Si rimane stupefatti di fronte a tale bellezza dove la profondità dell’animo umano viene scandita da eventi  cruenti  e immorali dettati da semplici e,  a noi lontani, fatti di guerra.
Parla di guerra Ken Loach nel suo “Il vento che accarezza l’erba”, parla di lotta e descrive con estrema sensibilità la precarietà dei sentimenti umani di fronte ad eventi così nefasti.
Il titolo originale del film è “Il vento che accarezza l’orzo”. Il regista fa riferimento ad un verso della canzone di Robert Dwyer Joyce.¹ 

Arduo era per le parole di dolore prender forma
spezzare i legami che ci vincolano
ah ma ancor più arduo sopportar l’onta
delle catene straniere che ci legano.
E così dissi: la valle nella montagna cercherò
Al mattino presto
Per aggiungermi ai coraggiosi uomini uniti
Mentre dolci venti scuotono l’orzo²

Nella campagna irlandese, su sterminate distese di verdi prati dove i fiori non possiedono il coraggio di crescere, viene girato il film di Ken Loach, il quale da vita alla sua storia con una partita a hurling dove i giocatori non indossano divise, a meno dell’arbitro, che invece richiama i giocatori alla correttezza e al rispetto delle regole. Questo è il filo conduttore attraverso il quale il regista ci conduce in un primo momento violentemente poi, piano piano, dolcemente: il peso e la responsabilità dell’essere uomini sorvolando gli eventi ingiustificabili di fronte a qualsiasi azione ingiusta o violenta che la vita ci impone. Più che una lotta tra fazioni sembra una lotta con se stessi, disegnata in ogni sua sfumatura.
Ken Loach prende spunto dalla guerra di indipendenza irlandese, conosciuta anche come “guerra anglo irlandese” e ci racconta la storia di due fratelli, Damien e Teddy O’Sullivan, il primo, giovane medico, sta per essere assunto in un importante ospedale Londinese, mentre Teddy è il capo di un gruppo di patrioti che si battono per la libertà della loro terra, ancora sotto il dominio Inglese. Il conflitto e lo scontro iniziano sin da subito, quando Damien, nonostante la sua voglia di partire per realizzare il suo sogno, giudicato per questo insensibile dal fratello e dai suoi amici, assistendo alla follia che sgorga in inutili atti violenti della polizia ausiliaria inglese, decide di restare e si affianca al fratello nella lotta armata dell’I.R.A..

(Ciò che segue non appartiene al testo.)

#pragma unroll
  for (int r = 0; r < 4; ++r) {
    const int Q = Q0 + wp * 16 + wino_row(g * 4 + r);
    if (Q >= a.MP) continue;
    const uint32_t rr = fdiv((uint32_t)Q, a.divPL);
    const int i = Q - (int)rr * QL;
    const int nvalid = a.L - 4 * i;
    float* yp = a.y + ((size_t)rr * a.L + 4 * i) * a.ldy + n_blk + prow;
#pragma unroll
    for (int nt = 0; nt < 2; ++nt) {
      const float m0 = acc[0][nt][r], m1 = acc[1][nt][r], m2 = acc[2][nt][r], m3 = acc[3][nt][r], m4 = acc[4][nt][r],
                  m5 = acc[5][nt][r];
      const float sa = m1 + m2, da = m1 - m2, sb = m3 + m4, db = m3 - m4;
      float yv[4] = {m0 + sa + sb, fmaf(2.f, db, da), fmaf(4.f, sb, sa), fmaf(8.f, db, da) + m5};
      float* q0 = yp + nt * 16;
#pragma unroll
      for (int s = 0; s < 4; ++s) {
        if (s < nvalid) {
          float v = yv[s];
          if (a.accumulate) v += q0[(size_t)s * a.ldy];
          q0[(size_t)s * a.ldy] = v;
        }
      }
    }
  }
}

#define W4K_PITCH 20
#define W4K_LDS_FLOATS ((4 * 64 + 2) * W4K_PITCH + 6 * 32 * W4K_PITCH)

template <bool MINI>
__device__ __forceinline__ void conv3_wino4k_body(const WinoArgs& a, const int tile, const int sub, float* lds) {
  constexpr int PITCH = W4K_PITCH, QUADS = MINI ? 32 : 64;
  float* Ph0 = lds;
  float* Ph1 = Ph0 + (QUADS + 1) * PITCH;
  float* Ph2 = Ph1 + QUADS * PITCH;
  float* Ph3 = Ph2 + QUADS * PITCH;
  float* Us = Ph3 + (QUADS + 1) * PITCH;

  const int tid = threadIdx.x, lane = tid & 63, wave = tid >> 6;
  const int ntn = a.N >> 5;
  const int Q0 = (tile / ntn) * 64 + (MINI ? 32 * sub : 0), n_blk = (tile % ntn) * 32;
  const int lm = tid >> 3;
  const int lr = (lm >> 2) * 8 + (lm & 3) + 4 * ((tid >> 2) & 1), lq = tid & 3;
  const int QL = a.PL;

  constexpr int NP = MINI ? 2 : 4, NA = NP + 1;
  int aoff[NA];
  bool aok[NA];
#pragma unroll
  for (int p = 0; p < NA; ++p) {
    const bool extra = p == NA - 1;
    const int idx = p * 64 + lr;
    const int phase = extra ? (((tid >> 2) & 1) ? 3 : 0) : idx / QUADS;
    const int e = extra ? (phase == 0 ? QUADS : -1) : idx % QUADS;
    const int Q = Q0 + e;
    bool ok = Q >= 0 && Q < a.MP && (!extra || tid < 8);
    const uint32_t r = fdiv((uint32_t)(ok ? Q : 0), a.divPL);
    const int i = (ok ? Q : 0) - (int)r * QL;
    const int pos = 4 * i + phase;
    ok = ok && pos < a.L;
    aoff[p] = ((int)r * a.L + (ok ? pos : 0)) * a.ldx + lq * 4;
    aok[p] = ok;
  }
  const float* ub[3];
#pragma unroll
  for (int p = 0; p < 3; ++p) {
    const int idx = p * 64 + lr;
    const int nrow = n_blk + (idx & 31);
    ub[p] = a.u + (size_t)(idx >> 5) * a.N * a.C + (size_t)nrow * a.C + lq * 4;
  }

  f32x4 ra[NA], rb[3];
  auto gload_a = [&](int ks) {
    const int c0 = ks << 4;
#pragma unroll
    for (int p = 0; p < NA; ++p) {
      f32x4 v = {0.f, 0.f, 0.f, 0.f};
      if (aok[p]) v = *reinterpret_cast<const f32x4*>(a.x + aoff[p] + c0);
      ra[p] = v;
    }
  };
  auto gload_b = [&](int ks) {
    const int c0 = ks << 4;
#pragma unroll
    for (int p = 0; p < 3; ++p) rb[p] = *reinterpret_cast<const f32x4*>(ub[p] + c0);
  };

  const int prow = wino_row(lane & 15), g = lane >> 4;
  const int col = (((g & 1) << 1) | (g >> 1)) * 4;
  const int wp = MINI ? (wave & 1) : wave, khalf = wave >> 1;
  const int pr = wp * 16 + prow;
  const int Q_lane = Q0 + pr;
  const int Qc = Q_lane < a.MP ? Q_lane : 0;
  const int i_lane = Qc - (int)fdiv((uint32_t)Qc, a.divPL) * QL;
// ... 47 lines not shown
        for (int e = 0; e < 4; ++e)
          acc[j][nt] = __builtin_amdgcn_mfma_f32_16x16x4f32(D[j][e], uf[e], acc[j][nt], 0, 0, 0);
      }
  }

  if (MINI) {
    __syncthreads();
    f32x4* red = reinterpret_cast<f32x4*>(lds);
    if (khalf == 1) {
#pragma unroll
      for (int j = 0; j < 6; ++j)
#pragma unroll
        for (int nt = 0; nt < 2; ++nt) red[((wp * 6 + j) * 2 + nt) * 64 + lane] = acc[j][nt];
    }
    __syncthreads();
    if (khalf == 1) return;
#pragma unroll
    for (int j = 0; j < 6; ++j)
#pragma unroll
      for (int nt = 0; nt < 2; ++nt) {
        const f32x4 o = red[((wp * 6 + j) * 2 + nt) * 64 + lane];
#pragma unroll
        for (int e = 0; e < 4; ++e) acc[j][nt][e] += o[e];
      }
  }

#pragma unroll
  for (int r = 0; r < 4; ++r) {
    const int Q = Q0 + wp * 16 + wino_row(g * 4 + r);
    if (Q >= a.MP) continue;
    const uint32_t rr = fdiv((uint32_t)Q, a.divPL);
    const int i = Q - (int)rr * QL;
    const int nvalid = a.L - 4 * i;
    float* yp = a.y + ((size_t)rr * a.L + 4 * i) * a.ldy + n_blk + prow;
#pragma unroll
    for (int nt = 0; nt < 2; ++nt) {
      const float m0 = acc[0][nt][r], m1 = acc[1][nt][r], m2 = acc[2][nt][r], m3 = acc[3][nt][r], m4 = acc[4][nt][r],
                  m5 = acc[5][nt][r];
      const float sa = m1 + m2, da = m1 - m2, sb = m3 + m4, db = m3 - m4;
      float yv[4] = {m0 + sa + sb, fmaf(2.f, db, da), fmaf(4.f, sb, sa), fmaf(8.f, db, da) + m5};
      float* q0 = yp + nt * 16;
#pragma unroll
      for (int s = 0; s < 4; ++s) {
        if (s < nvalid) {
          float v = yv[s];
          if (a.accumulate) v += q0[(size_t)s * a.ldy];
          q0[(size_t)s * a.ldy] = v;
        }
      }
    }
  }
}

Ho studiato anatomia per cinque anni, Dan, e ora sparo a un uomo in testa. Conosco Chris da quando era ragazzino. Spero che l’Irlanda valga questo sacrificio.” (Damien)

È la “causa” adesso che accomuna Damien alla sua gente e di fronte alla difesa tutto comincia ad apparire quasi lecito, ma l’uomo lo sa, conosce il limite innato invalicabile e il regista pone proprio l’accento su quel limite, su quel confine oltre il quale non si torna più indietro. Superato questo si diventa altro. Superato il confine, tutti gli ideali per i quali ci si batte si trasformano in evanescenza pura,  sfumati come vapore fatto di nuvole, come il vento che accarezza l’erba, appunto.
Le differenze quindi tra le due fazioni in guerra, irlandesi e inglesi, diventano sempre più labili, più sottili, si affievoliscono sempre più.  Ecco che mentre durante le scene iniziali del film appare scontato “da che parte stare” esprimendo piena solidarietà agli insorti, adesso, soffrendo e combattendo, diventa difficile, per lo spettatore, capire chi ha torto e chi ha ragione. Anzi, ci si dimentica proprio del torto e delle ragioni e si rimane lì, insicuri e interdetti, quasi in attesa, nella speranza che tutto diventi di nuovo nitido e chiaro, in attesa di concedere ancora la nostra ragione all’uno o all’altro.
Più si combatte invece e più l’uomo scompare. Le ultime tracce di umanità, sentimento e affetto il regista le concede quando i due fratelli vengono presi prigionieri e portati in prigione insieme ai loro compagni. Qui Damien trova scolpiti sul muro i versi di una poesia di William Blake.

[…]
così mi volsi verso il Giardino dell’Amore
che tanti dolci fiori portava;
e vidi che era pieno di tombe,
e pietre tombali dove dovevano essere i fiori;
e Preti in nere vesti andavano attorno,
e circondavano con rovi le mie gioie e i miei piaceri.³

I due fratelli riescono a scappare dalla prigione insieme ad altri, ma sono costretti a lasciare due dei loro compagni che verranno presto fucilati. Da questo momento in poi, anche i sentimenti più forti, come l’amore fraterno e l’amicizia, si perderanno, nascosti tra i rovi delle dure regole del sopravvivere quando non si vuole nient’altro che vivere.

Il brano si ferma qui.